BEIJING — The State Council called for speeding up major infrastructure projects and increasing private investment to stabilize growth on July 27.
Though many projects are in need of investment, large sums of private capital are not being pumped into the economy, experts said.
Private investment increased by only 2.8 percent in H1, down from 3.9 percent in the first five months of the year, and 5.7 percent in Q1. This is far lower than growth in private investment over the last decade, which was over 20 percent year on year.
To stem the downturn, governments at all levels should cut red tape for private investment projects and formulate a system to guard against government “inaction,” the council said.
China has conducted a review examining the implementation of 39 State Council documents from 2014 that encouraged social investment in key innovation sectors.
The month-long review was announced at an executive meeting of the State Council, presided over by Premier Li Keqiang in May.
“Any decline in private investment will affect the vitality of China’s economy. Private investment is a crucial driving force for the country’s private economy, which provides over 80 percent of the country’s total employment opportunities,” Premier Li said.
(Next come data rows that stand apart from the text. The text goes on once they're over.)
@@ -421,7 +444,11 @@
         gl3_layer& L = ctx->layers[l];
         Gl3Range layer_range("layer", l);
         pr.begin(GL3_K_MATVEC_QKV, mv_bytes(L.wqkv) + d.dim * 4, q8);
-        { Gl3Range g("rmsnorm + qkv"); launch_matvec(ctx, PRO_RMS, EPI_STORE, L.wqkv, nullptr, ctx->x, L.attn_norm, ctx->qkv, nullptr, 1.0f, (fmask & TF_QKV) && l > 0 ? tp_rec(ctx, l, TR_QKV) : nullptr); }
+        { Gl3Range g("rmsnorm + qkv");
+          const size_t kv_layer = (size_t)d.ctx * ctx->kv_dim_l;
+          const QkvRopeDst qr{ctx->kcache + l * kv_layer, ctx->vcache + l * kv_layer, ctx->kv_dim_l};
+          launch_matvec(ctx, PRO_RMS, EPI_STORE, L.wqkv, nullptr, ctx->x, L.attn_norm, ctx->qkv, nullptr, 1.0f, (fmask & TF_QKV) && l > 0 ? tp_rec(ctx, l, TR_QKV) : nullptr,
+                        qkv_rope_layer(ctx, l, amode) ? &qr : nullptr); }
         pr.end();
 
         pr.begin(GL3_K_ATTENTION, 0);
@@ -672,11 +699,15 @@
     TRYHIP((allow_big_lds<PRO_RMS, EPI_STORE>()));
     TRYHIP((allow_big_lds<PRO_QUANT, EPI_RESID>()));
     TRYHIP((allow_big_lds<PRO_RMS, EPI_SWIGLU>()));
+    TRYHIP(hipFuncSetAttribute((const void*)matvec_q8t_kernel<PRO_RMS, EPI_QKV, true>, hipFuncAttributeMaxDynamicSharedMemorySize, 160 * 1024 - 256));
+    TRYHIP(hipFuncSetAttribute((const void*)matvec_q8t_kernel<PRO_RMS, EPI_QKV, true, 4, false, false, true>, hipFuncAttributeMaxDynamicSharedMemorySize, 160 * 1024 - 256));
+    TRYHIP(hipFuncSetAttribute((const void*)matvec_q8t_kernel<PRO_RMS, EPI_QKV, false>, hipFuncAttributeMaxDynamicSharedMemorySize, 160 * 1024 - 256));
     {
         ctx->fused_attn_ok = d.head_size % 4 == 0 && attn_head_smem(d.head_size) <= 150 * 1024 && !env_flag("GL3_NO_FUSED_ATTN", false);
         if (ctx->fused_attn_ok) {
             hipError_t ae = hipSuccess;
-            attn_head_dispatch(d.head_size, [&](auto kern) { ae = hipFuncSetAttribute((const void*)kern, hipFuncAttributeMaxDynamicSharedMemorySize, 160 * 1024 - 256); });
+            auto big = [&](auto kern) { if (ae == hipSuccess) ae = hipFuncSetAttribute((const void*)kern, hipFuncAttributeMaxDynamicSharedMemorySize, 160 * 1024 - 256); };
+            attn_head_dispatch(d.head_size, big); attn_head_dispatch<true>(d.head_size, big);
             TRYHIP(ae);
         }
     }
@@ -708,6 +739,8 @@
     TRYHIP(hipMemset(ctx->argmax, 0, (2 + 2 * AMX_WGS) * sizeof(int)));
     if (d.flags & GL3_FLAG_LAYER_TAPS) TRY(dmalloc(ctx, &ctx->taps, (size_t)d.n_layers * d.dim));
     TRYHIP(hipHostMalloc((void**)&ctx->h_dyn, GL3_DYN_INTS * sizeof(int)));
+    memset(ctx->h_dyn, 0, GL3_DYN_INTS * sizeof(int));
+    TRYHIP(hipMemset(ctx->dyn, 0, GL3_DYN_INTS * sizeof(int)));
     TRYHIP(hipHostMalloc((void**)&ctx->h_logits, (size_t)d.vocab * 4));
     TRYHIP(hipHostMalloc((void**)&ctx->h_argmax, sizeof(int)));
     {
@@ -1299,7 +1332,12 @@
         for (int l = 0; l < nl; ++l) {
             gl3_layer& L = ctx->layers[l];
             switch (klass) {
-            case GL3_K_MATVEC_QKV: launch_matvec(ctx, PRO_RMS, EPI_STORE, L.wqkv, nullptr, ctx->x, L.attn_norm, ctx->qkv, nullptr); break;
+            case GL3_K_MATVEC_QKV: {
+                const QkvRopeDst qr{ctx->qkv + ctx->q_dim_l, ctx->qkv + ctx->q_dim_l + ctx->kv_dim_l, 0};
+                launch_matvec(ctx, PRO_RMS, EPI_STORE, L.wqkv, nullptr, ctx->x, L.attn_norm, ctx->qkv, nullptr, 1.0f, nullptr,
+                              qkv_rope_layer(ctx, l, attn_mode(ctx, ctx->h_dyn[1])) ? &qr : nullptr);
+                break;
+            }
             case GL3_K_MATVEC_WO: launch_matvec(ctx, PRO_QUANT, EPI_RESID, L.wo, nullptr, ctx->xb, nullptr, ctx->qkv, nullptr); break;
             case GL3_K_MATVEC_GATEUP: launch_matvec(ctx, PRO_RMS, EPI_SWIGLU, L.w1, &L.w3, ctx->x, L.ffn_norm, ctx->hb + (size_t)rank * ctx->hidden_l, nullptr); break;
             case GL3_K_MATVEC_DOWN: launch_matvec(ctx, PRO_QUANT, EPI_RESID, L.w2, nullptr, ctx->hb, nullptr, ctx->qkv, nullptr); break;
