#define ADF_WLS_SAME_ARGS const int16_t* dispL, ptrdiff_t sL, ptrdiff_t psL, \
                          const uint8_t* view, ptrdiff_t sG, ptrdiff_t psG, int gch, int W, int H
#define ADF_WLS_SCALED_ARGS const int16_t* dispL, ptrdiff_t sL, ptrdiff_t psL, int dW, int dH, \
                            const uint8_t* view, ptrdiff_t sG, ptrdiff_t psG, int gch, int W, int H
#define ADF_WLS_RIGHT_ARGS const int16_t* dispR, ptrdiff_t sR, ptrdiff_t psR, const adf_rect* roi
#define ADF_WLS_ENTRIES(SUFFIX, T, F32)                                                                                       \
    extern "C" int adf_wls_filter##SUFFIX##_device(adf_wls_t* h, int n_pairs, ADF_WLS_SAME_ARGS, T* out, ptrdiff_t sO,        \
                                                   ptrdiff_t psO, ADF_WLS_RIGHT_ARGS, void* stream)                           \
    {                                                                                                                         \
        return wls_filter_impl(h, n_pairs, dispL, sL, psL, view, sG, psG, gch, W, H, OutMap{out, sO, psO, F32}, dispR, sR,    \
                               psR, roi, (hipStream_t)stream);                                                                \
    }                                                                                                                         \
    extern "C" int adf_wls_filter_scaled##SUFFIX##_device(adf_wls_t* h, int n_pairs, ADF_WLS_SCALED_ARGS, T* out,             \
                                                          ptrdiff_t sO, ptrdiff_t psO, ADF_WLS_RIGHT_ARGS, void* stream)      \
    {                                                                                                                         \
        return wls_filter_scaled_device(h, n_pairs, dispL, sL, psL, dW, dH, view, sG, psG, gch, W, H,                         \
                                        OutMap{out, sO, psO, F32}, dispR, sR, psR, roi, (hipStream_t)stream);                 \
    }                                                                                                                         \
    extern "C" int adf_wls_filter_scaled##SUFFIX##_host(adf_wls_t* h, int n_pairs, ADF_WLS_SCALED_ARGS, T* out, ptrdiff_t sO, \
                                                        ptrdiff_t psO, ADF_WLS_RIGHT_ARGS)                                    \
    {                                                                                                                         \
        return wls_filter_scaled_host(h, n_pairs, dispL, sL, psL, dW, dH, view, sG, psG, gch, W, H,                           \
                                      OutMap{out, sO, psO, F32}, dispR, sR, psR, roi);                                        \
    }                                                                                                                         \
    extern "C" int adf_wls_filter##SUFFIX##_host(adf_wls_t* h, int n_pairs, ADF_WLS_SAME_ARGS, T* out, ptrdiff_t sO,          \
                                                 ptrdiff_t psO, ADF_WLS_RIGHT_ARGS)                                           \
    {                                                                                                                         \
        return wls_filter_scaled_host(h, n_pairs, dispL, sL, psL, W, H, view, sG, psG, gch, W, H, OutMap{out, sO, psO, F32},  \
                                      dispR, sR, psR, roi);                                                                   \
    }
ADF_WLS_ENTRIES(, int16_t, false)
ADF_WLS_ENTRIES(_f32, float, true)
#undef ADF_WLS_ENTRIES
#undef ADF_WLS_SAME_ARGS
#undef ADF_WLS_SCALED_ARGS
#undef ADF_WLS_RIGHT_ARGS

extern "C" int adf_wls_profile_enable(adf_wls_t* h, int on)
{
    NEED_HANDLE(h);
    DeviceScope ds(h->device);
    h->prof.clear();
    h->prof.on = on != 0;
    return ADF_OK;
}

extern "C" int adf_wls_profile_read(adf_wls_t* h, adf_kernel_time* out, int capacity, int* count)
{
    NEED_HANDLE(h);
    if (!out || !count || capacity < 1) return fail(ADF_EBADARG, "adf_wls_profile_read: bad output buffer");
    DeviceScope ds(h->device);
    adf_kernel_time acc[K_COUNT];
    memset(acc, 0, sizeof(acc));
    for (int k = 0; k < K_COUNT; k++) snprintf(acc[k].name, sizeof(acc[k].name), "%s", kclass_names[k]);
    for (auto& r : h->prof.recs) {
        HIP_TRY(hipEventSynchronize(r.b));
        float ms = 0.0f;
        HIP_TRY(hipEventElapsedTime(&ms, r.a, r.b));
        acc[r.cls].launches++; acc[r.cls].total_ms += ms; acc[r.cls].alg_bytes += r.alg; acc[r.cls].moved_bytes += r.moved;
    }
    int n = 0;
    for (int k = 0; k < K_COUNT && n < capacity; k++)
        if (acc[k].launches) out[n++] = acc[k];
    *count = n;
    return ADF_OK;
}

static int conf_copy(adf_wls_t* h, int pair, float* dst, ptrdiff_t stride, hipMemcpyKind kind, hipStream_t st)
{
    if (!dst) return fail(ADF_EBADARG, "confidence destination is NULL");
    if (!h->use_confidence || !h->conf.p || h->last_pairs == 0)
        return fail(ADF_EBADARG, "no confidence map: filter() has not run with use_confidence");
    if (pair < 0 || pair >= h->last_pairs) return fail(ADF_EBADARG, "pair %d out of range [0,%d)", pair, h->last_pairs);
    if (stride < (ptrdiff_t)h->last_W * 4) return fail(ADF_ESIZE, "confidence stride smaller than a row");
    if (h->lazy_conf.pending) {
        int rc = resize_conf_planes(h, h->lazy_conf.resize, st, nullptr);
        if (rc) return rc;
        h->lazy_conf.pending = false;
    }
    const float* src = (const float*)h->conf.p + (size_t)pair * h->last_cpitch * h->last_H + h->last_cx0;
    HIP_TRY(hipMemcpy2DAsync(dst, stride, src, (size_t)h->last_cpitch * 4, (size_t)h->last_W * 4, h->last_H, kind, st));
    return ADF_OK;
}

extern "C" int adf_wls_get_confidence_device(adf_wls_t* h, int pair, float* dst, ptrdiff_t stride, void* stream)
{
    NEED_HANDLE(h);
    DeviceScope ds(h->device);
    return conf_copy(h, pair, dst, stride, hipMemcpyDeviceToDevice, (hipStream_t)stream);
}

extern "C" int adf_wls_get_confidence_host(adf_wls_t* h, int pair, float* dst, ptrdiff_t stride)
{
    NEED_HANDLE(h);
    DeviceScope ds(h->device);
    int rc = conf_copy(h, pair, dst, stride, hipMemcpyDeviceToHost, nullptr);
    if (rc) return rc;
    HIP_TRY(hipStreamSynchronize(nullptr));
    return ADF_OK;
}

struct adf_fgs {
    int device = 0;
    int w = 0, h = 0;
    float lambda = 0, sigma = 0, atten = 0.25f; int num_iter = 3; int solver = ADF_SOLVER_EXACT;
    Geom g{};
    Lut lut;
    void* block = nullptr; size_t block_bytes = 0;
    DevBuf planes, io;
    hipEvent_t busy = nullptr;
    bool in_capture = false;
};

static int fgs_begin(adf_fgs* f, hipStream_t st)
{
    if (f->busy && !stream_is_capturing(st)) HIP_TRY(hipStreamWaitEvent(st, f->busy, 0));
    return ADF_OK;
}
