#ifdef DCTN_STAMPS
#define DCTN_STAMP(P, SLOT)                                                                      \
  do {                                                                                           \
    __builtin_amdgcn_sched_barrier(0);                                                           \
    unsigned long long t_;                                                                       \
    asm volatile("s_memrealtime %0\n\ts_waitcnt lgkmcnt(0)" : "=s"(t_)::"memory");               \
    if ((P).stamps && threadIdx.x == 0) (P).stamps[(long long)blockIdx.x * 8 + (SLOT)] = t_;     \
    __builtin_amdgcn_sched_barrier(0);                                                           \
  } while (0)
static unsigned long long* g_stamps = nullptr;
void dctn_stamps_set(unsigned long long* p) { g_stamps = p; }
__device__ unsigned long long* g_dev_stamps = nullptr;
void dctn_reduce_stamps_set(unsigned long long* p) { (void)hipMemcpyToSymbol(HIP_SYMBOL(g_dev_stamps), &p, sizeof(p)); }
#define DCTN_STAMP_T(P, SLOT, TID)                                                              \
  do {                                                                                           \
    __builtin_amdgcn_sched_barrier(0);                                                           \
    unsigned long long t_;                                                                       \
    asm volatile("s_memrealtime %0\n\ts_waitcnt lgkmcnt(0)" : "=s"(t_)::"memory");               \
// ... 178 lines not shown
        __builtin_amdgcn_raw_buffer_store_b128(u32x4{d[4 * i], d[4 * i + 1], d[4 * i + 2], d[4 * i + 3]}, rs, voff,
                                               soff + 16u * i, 0);
    }
  } else {
#pragma unroll
    for (int o = 0; o < OP; ++o)
      if (o < O) {
        if constexpr (sizeof(S) == 2)
          __builtin_amdgcn_raw_buffer_store_b16((unsigned short)(pack_bf16(v[o], 0.f) & 0xffffu), rs, voff,
                                                soff + 2u * o, 0);
        else
          __builtin_amdgcn_raw_buffer_store_b32(__float_as_uint(v[o]), rs, voff, soff + 4u * o, 0);
      }
  }
}

struct WaveJob {
  int b0, b1;
  unsigned voff_x;
  unsigned voff_o;
  int pos;
  bool valid;
};
__device__ __forceinline__ WaveJob wave_job(const MfmaP& p, int waves_per_block, int esz, bool grouped = false) {
  const int nb = gridDim.x;
  const int vb = (nb % 8 == 0) ? (int)(blockIdx.x % 8) * (nb / 8) + (int)(blockIdx.x / 8) : (int)blockIdx.x;
  const int wave = __builtin_amdgcn_readfirstlane(vb * waves_per_block + (int)(threadIdx.x >> 6));
  int chunk = wave / p.npg, pg = wave - chunk * p.npg;
  if (grouped) {
    const int cb = vb / p.npg;
    pg = vb - cb * p.npg;
    chunk = __builtin_amdgcn_readfirstlane(cb * waves_per_block + (int)(threadIdx.x >> 6));
    if (cb >= p.ncb) chunk = p.nchunks;
  }
  WaveJob j;
  j.b0 = chunk < p.nchunks ? chunk * p.spc : 0;
  j.b1 = chunk < p.nchunks ? (j.b0 + p.spc < p.B ? j.b0 + p.spc : p.B) : 0;
  j.pos = pg * 64 + (int)(threadIdx.x & 63);
  j.valid = j.pos < p.P;
  const unsigned pu = j.valid ? (unsigned)j.pos : 0u;
  const unsigned ho = fdiv(pu, p.div_wo), wo = pu - ho * (unsigned)p.Wo;
  j.voff_x = j.valid ? ho * p.s2b + wo * p.s3b : p.x_bytes;
  j.voff_o = j.valid ? pu * (unsigned)(p.O * esz) : p.o_bytes;
  return j;
}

Private investment has accounted for about 64 percent of the total fixed-asset investment in each of the past three years, according to the National Development and Reform Commission (NDRC), China’s top economic planner.
As China transitions from an export-driven to a consumer-driven economy, private investment is expected to be the long-term driving force for growth.
The Premier has often called on local governments and ministries to provide support for private investment, once saying “we should not offer umbrellas on sunny days and take them away while it is raining.”
China should loosen market access to encourage private investment, and move to allow private capital to enter industries where it was formerly prohibited by law, as well as areas open to foreign capital, according to NDRC.
China’s economy grew 6.7 percent year on year in Q2. Although this remains within the government’s target range of 6.5-7 percent for 2016, the growth rate is the country’s slowest quarterly growth since the first quarter of 2009.